Friday, January 6, 2012

Motherhood is Delicious to Me

Where do I even begin? I look in these two tiny faces and I am smitten with the deepest feelings of protection, adoration, gratitude, and wonder. I believe that it could be hard, but to me this isn't hard. This exceeds my expectations. I may be exhausted, and lying in bed, but the moment I hear one of my girls crying, I want to jump right up and run to them. I want to see their little legs kick-kick-kick while their diaper is changed. I want to see their heads turn, looking for food. I want to see the tiny tear that forms in the corner of one eye if I took just a little too long to get to them this time. I am smitten.
Uploaded from the Photobucket iPhone App

I drink in those searching, tiny eyes like the most precious morsels of food. I don't want to let a single crumb fall!
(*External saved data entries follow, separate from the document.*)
__global__ __launch_bounds__(256) void broadcast_pe_kernel(const float* __restrict__ pe, int F, int M, float* __restrict__ x,
                                                           float* __restrict__ xs) {
    const int row = blockIdx.x * ROWS_PER_BLOCK + (threadIdx.x >> 6);
    const int c = (threadIdx.x & 63) * 4;
    if (row >= M) return;
    const f32x4 v = ld4(pe + (size_t)(row % F) * D + c);
    st4(x + (size_t)row * D + c, v);
    if (xs != nullptr) store_split4(xs + (size_t)row * D, c, v);
}

__global__ __launch_bounds__(256) void broadcast_pe_ragged_kernel(const float* __restrict__ pe, const int32_t* __restrict__ row_off,
                                                                  int F, int F_out, float* __restrict__ x, float* __restrict__ xs,
                                                                  int32_t* __restrict__ row_out) {
    const int b = blockIdx.y, f = blockIdx.x * ROWS_PER_BLOCK + (threadIdx.x >> 6);
    const int c = (threadIdx.x & 63) * 4;
    const int r0 = row_off[b];
    if (f >= F || f >= row_off[b + 1] - r0) return;
    const size_t row = (size_t)r0 + f;
    const f32x4 v = ld4(pe + (size_t)f * D + c);
    st4(x + row * D + c, v);
    if (xs != nullptr) store_split4(xs + row * D, c, v);
    if (c == 0) row_out[row] = b * F_out + f;
}
int launch_broadcast_pe_ragged(const float* pe, const int32_t* row_off, int B, int F, int F_out, float* x, float* xs, int32_t* row_out,
                               hipStream_t s) {
    if (B == 0) return 0;
    hipLaunchKernelGGL(broadcast_pe_ragged_kernel, dim3((F + ROWS_PER_BLOCK - 1) / ROWS_PER_BLOCK, B), dim3(256), 0, s, pe, row_off, F,
                       F_out, x, xs, row_out);
    LADIFF_LAUNCH_CHECK();
    return 0;
}

int launch_broadcast_pe(const float* pe, int B, int F, float* x, float* xs, hipStream_t s) {
    const int M = B * F;
    hipLaunchKernelGGL(broadcast_pe_kernel, dim3((M + ROWS_PER_BLOCK - 1) / ROWS_PER_BLOCK), dim3(256), 0, s, pe, F, M, x, xs);
    LADIFF_LAUNCH_CHECK();
    return 0;
}

__global__ __launch_bounds__(256) void gather_rows_kernel(const float* __restrict__ src, const int32_t* __restrict__ index, int n_rows,
                                                          int row4, float* __restrict__ dst) {
    const int row = blockIdx.x * ROWS_PER_BLOCK + (threadIdx.x >> 6);
    if (row >= n_rows) return;
    const float* s = src + (size_t)index[row] * row4 * 4;
    float* d = dst + (size_t)row * row4 * 4;
    for (int c = threadIdx.x & 63; c < row4; c += 64) st4(d + c * 4, ld4(s + c * 4));
}
int launch_gather_rows(const float* src, const int32_t* index, int n_rows, int row_floats, float* dst, hipStream_t s) {
    if (n_rows == 0) return 0;
    hipLaunchKernelGGL(gather_rows_kernel, dim3((n_rows + ROWS_PER_BLOCK - 1) / ROWS_PER_BLOCK), dim3(256), 0, s, src, index, n_rows,
                       row_floats / 4, dst);
    LADIFF_LAUNCH_CHECK();
    return 0;
}

__global__ __launch_bounds__(256) void split_rows_kernel(const float* __restrict__ x, float* __restrict__ y, int K, size_t n4) {
    const size_t i = (size_t)blockIdx.x * 256 + threadIdx.x;
    if (i >= n4) return;
    const size_t row = (i * 4) / K;
    const int k = (int)((i * 4) % K);
    store_split4(y + row * K, k, ld4(x + i * 4));
}
int launch_split_rows(const float* x, float* y, int R, int K, hipStream_t s) {
    const size_t n4 = (size_t)R * K / 4;
    hipLaunchKernelGGL(split_rows_kernel, dim3((unsigned)((n4 + 255) / 256)), dim3(256), 0, s, x, y, K, n4);
    LADIFF_LAUNCH_CHECK();
    return 0;
}

#ifndef LADIFF_SPLIT_BF16
constexpr float SPLIT_EXACT_MAX = 65504.f;
#else
constexpr float SPLIT_EXACT_MAX = 3.402823466e38f;
#endif

struct SplitRangeAcc {
    float max_abs = 0.f, max_err = 0.f;
    uint32_t nonfinite = 0, beyond = 0, coarse = 0;
    __device__ __forceinline__ void add(float x, float hi, float lo) {
        const float ax = fabsf(x);
        if (!(ax <= 3.402823466e38f)) {
            ++nonfinite;
            if (ax == __builtin_huge_valf()) max_abs = ax;
            return;
        }
        max_abs = fmaxf(max_abs, ax);
        if (ax > SPLIT_EXACT_MAX) ++beyond;
        const float err = fabsf((x - hi) - lo);
        max_err = fmaxf(max_err, err);
        if (ax != 0.f && err > ax * 0x1p-11f) ++coarse;
    }
};
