__device__ __forceinline__ void mbar_init(uint64_t* bar, uint32_t count) {
  asm volatile("mbarrier.init.shared::cta.b64 [%0], %1;\n" ::"r"(smem_u32(bar)), "r"(count) : "memory");
}
__device__ __forceinline__ void fence_mbar_init() {
  asm volatile("fence.mbarrier_init.release.cluster;\n" ::: "memory");
}
__device__ __forceinline__ void mbar_arrive(uint64_t* bar) {
  asm volatile("mbarrier.arrive.shared::cta.b64 _, [%0];\n" ::"r"(smem_u32(bar)) : "memory");
}
__device__ __forceinline__ void mbar_arrive_expect_tx(uint64_t* bar, uint32_t bytes) {
  asm volatile("mbarrier.arrive.expect_tx.shared::cta.b64 _, [%0], %1;\n" ::"r"(smem_u32(bar)), "r"(bytes)
               : "memory");
}
// ... 148 lines not shown
template <int TA, int TB>
__device__ __forceinline__ void wgmma_m64n96(float (&d)[48], uint64_t adesc, uint64_t bdesc, uint32_t accumulate) {
  asm volatile(
      "{\n\t.reg .pred p;\n\t"
      "setp.ne.b32 p, %50, 0;\n\t"
      "wgmma.mma_async.sync.aligned.m64n96k16.f32.f16.f16 "
      "{%0, %1, %2, %3, %4, %5, %6, %7, %8, %9, %10, %11, %12, %13, %14, %15, %16, %17, %18, %19, %20, %21, %22, %23, %24, %25, %26, %27, %28, %29, %30, %31, %32, %33, %34, %35, %36, %37, %38, %39, %40, %41, %42, %43, %44, %45, %46, %47}, "
      "%48, %49, p, 1, 1, %51, %52;\n\t}\n"
      : "+f"(d[0]), "+f"(d[1]), "+f"(d[2]), "+f"(d[3]), "+f"(d[4]), "+f"(d[5]), "+f"(d[6]), "+f"(d[7]), "+f"(d[8]), "+f"(d[9]), "+f"(d[10]), "+f"(d[11]), "+f"(d[12]), "+f"(d[13]), "+f"(d[14]), "+f"(d[15]), "+f"(d[16]), "+f"(d[17]), "+f"(d[18]), "+f"(d[19]), "+f"(d[20]), "+f"(d[21]), "+f"(d[22]), "+f"(d[23]), "+f"(d[24]), "+f"(d[25]), "+f"(d[26]), "+f"(d[27]), "+f"(d[28]), "+f"(d[29]), "+f"(d[30]), "+f"(d[31]), "+f"(d[32]), "+f"(d[33]), "+f"(d[34]), "+f"(d[35]), "+f"(d[36]), "+f"(d[37]), "+f"(d[38]), "+f"(d[39]), "+f"(d[40]), "+f"(d[41]), "+f"(d[42]), "+f"(d[43]), "+f"(d[44]), "+f"(d[45]), "+f"(d[46]), "+f"(d[47])
      : "l"(adesc), "l"(bdesc), "r"(accumulate), "n"(TA), "n"(TB));
}

template <int TA, int TB>
__device__ __forceinline__ void wgmma_m64n256(float (&d)[128], uint64_t adesc, uint64_t bdesc, uint32_t accumulate) {
  asm volatile(
      "{\n\t.reg .pred p;\n\t"
      "setp.ne.b32 p, %130, 0;\n\t"
      "wgmma.mma_async.sync.aligned.m64n256k16.f32.f16.f16 "
      "{%0, %1, %2, %3, %4, %5, %6, %7, %8, %9, %10, %11, %12, %13, %14, %15, %16, %17, %18, %19, %20, %21, %22, %23, %24, %25, %26, %27, %28, %29, %30, %31, %32, %33, %34, %35, %36, %37, %38, %39, %40, %41, %42, %43, %44, %45, %46, %47, %48, %49, %50, %51, %52, %53, %54, %55, %56, %57, %58, %59, %60, %61, %62, %63, %64, %65, %66, %67, %68, %69, %70, %71, %72, %73, %74, %75, %76, %77, %78, %79, %80, %81, %82, %83, %84, %85, %86, %87, %88, %89, %90, %91, %92, %93, %94, %95, %96, %97, %98, %99, %100, %101, %102, %103, %104, %105, %106, %107, %108, %109, %110, %111, %112, %113, %114, %115, %116, %117, %118, %119, %120, %121, %122, %123, %124, %125, %126, %127}, "
      "%128, %129, p, 1, 1, %131, %132;\n\t}\n"
      : "+f"(d[0]), "+f"(d[1]), "+f"(d[2]), "+f"(d[3]), "+f"(d[4]), "+f"(d[5]), "+f"(d[6]), "+f"(d[7]), "+f"(d[8]), "+f"(d[9]), "+f"(d[10]), "+f"(d[11]), "+f"(d[12]), "+f"(d[13]), "+f"(d[14]), "+f"(d[15]), "+f"(d[16]), "+f"(d[17]), "+f"(d[18]), "+f"(d[19]), "+f"(d[20]), "+f"(d[21]), "+f"(d[22]), "+f"(d[23]), "+f"(d[24]), "+f"(d[25]), "+f"(d[26]), "+f"(d[27]), "+f"(d[28]), "+f"(d[29]), "+f"(d[30]), "+f"(d[31]), "+f"(d[32]), "+f"(d[33]), "+f"(d[34]), "+f"(d[35]), "+f"(d[36]), "+f"(d[37]), "+f"(d[38]), "+f"(d[39]), "+f"(d[40]), "+f"(d[41]), "+f"(d[42]), "+f"(d[43]), "+f"(d[44]), "+f"(d[45]), "+f"(d[46]), "+f"(d[47]), "+f"(d[48]), "+f"(d[49]), "+f"(d[50]), "+f"(d[51]), "+f"(d[52]), "+f"(d[53]), "+f"(d[54]), "+f"(d[55]), "+f"(d[56]), "+f"(d[57]), "+f"(d[58]), "+f"(d[59]), "+f"(d[60]), "+f"(d[61]), "+f"(d[62]), "+f"(d[63]), "+f"(d[64]), "+f"(d[65]), "+f"(d[66]), "+f"(d[67]), "+f"(d[68]), "+f"(d[69]), "+f"(d[70]), "+f"(d[71]), "+f"(d[72]), "+f"(d[73]), "+f"(d[74]), "+f"(d[75]), "+f"(d[76]), "+f"(d[77]), "+f"(d[78]), "+f"(d[79]), "+f"(d[80]), "+f"(d[81]), "+f"(d[82]), "+f"(d[83]), "+f"(d[84]), "+f"(d[85]), "+f"(d[86]), "+f"(d[87]), "+f"(d[88]), "+f"(d[89]), "+f"(d[90]), "+f"(d[91]), "+f"(d[92]), "+f"(d[93]), "+f"(d[94]), "+f"(d[95]), "+f"(d[96]), "+f"(d[97]), "+f"(d[98]), "+f"(d[99]), "+f"(d[100]), "+f"(d[101]), "+f"(d[102]), "+f"(d[103]), "+f"(d[104]), "+f"(d[105]), "+f"(d[106]), "+f"(d[107]), "+f"(d[108]), "+f"(d[109]), "+f"(d[110]), "+f"(d[111]), "+f"(d[112]), "+f"(d[113]), "+f"(d[114]), "+f"(d[115]), "+f"(d[116]), "+f"(d[117]), "+f"(d[118]), "+f"(d[119]), "+f"(d[120]), "+f"(d[121]), "+f"(d[122]), "+f"(d[123]), "+f"(d[124]), "+f"(d[125]), "+f"(d[126]), "+f"(d[127])
      : "l"(adesc), "l"(bdesc), "r"(accumulate), "n"(TA), "n"(TB));
}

I want to hear them breathe and feel their breath against my chest as I cuddle them after a feeding. I want to study those tiny ears, perfect noses, lips, fingers, and toes over and over again. Everything else is a burden, but not them. They are this precious reward that makes every lost hour of sleep vanish into thin air. I want to cling to each tiny moment so I don't lose a single one.

1 comment:

  1. These words, those faces, make my heart sing and my hope return. Flood back in fact. Thanks for sharing them with me. I needed them today. Today was a difficult day.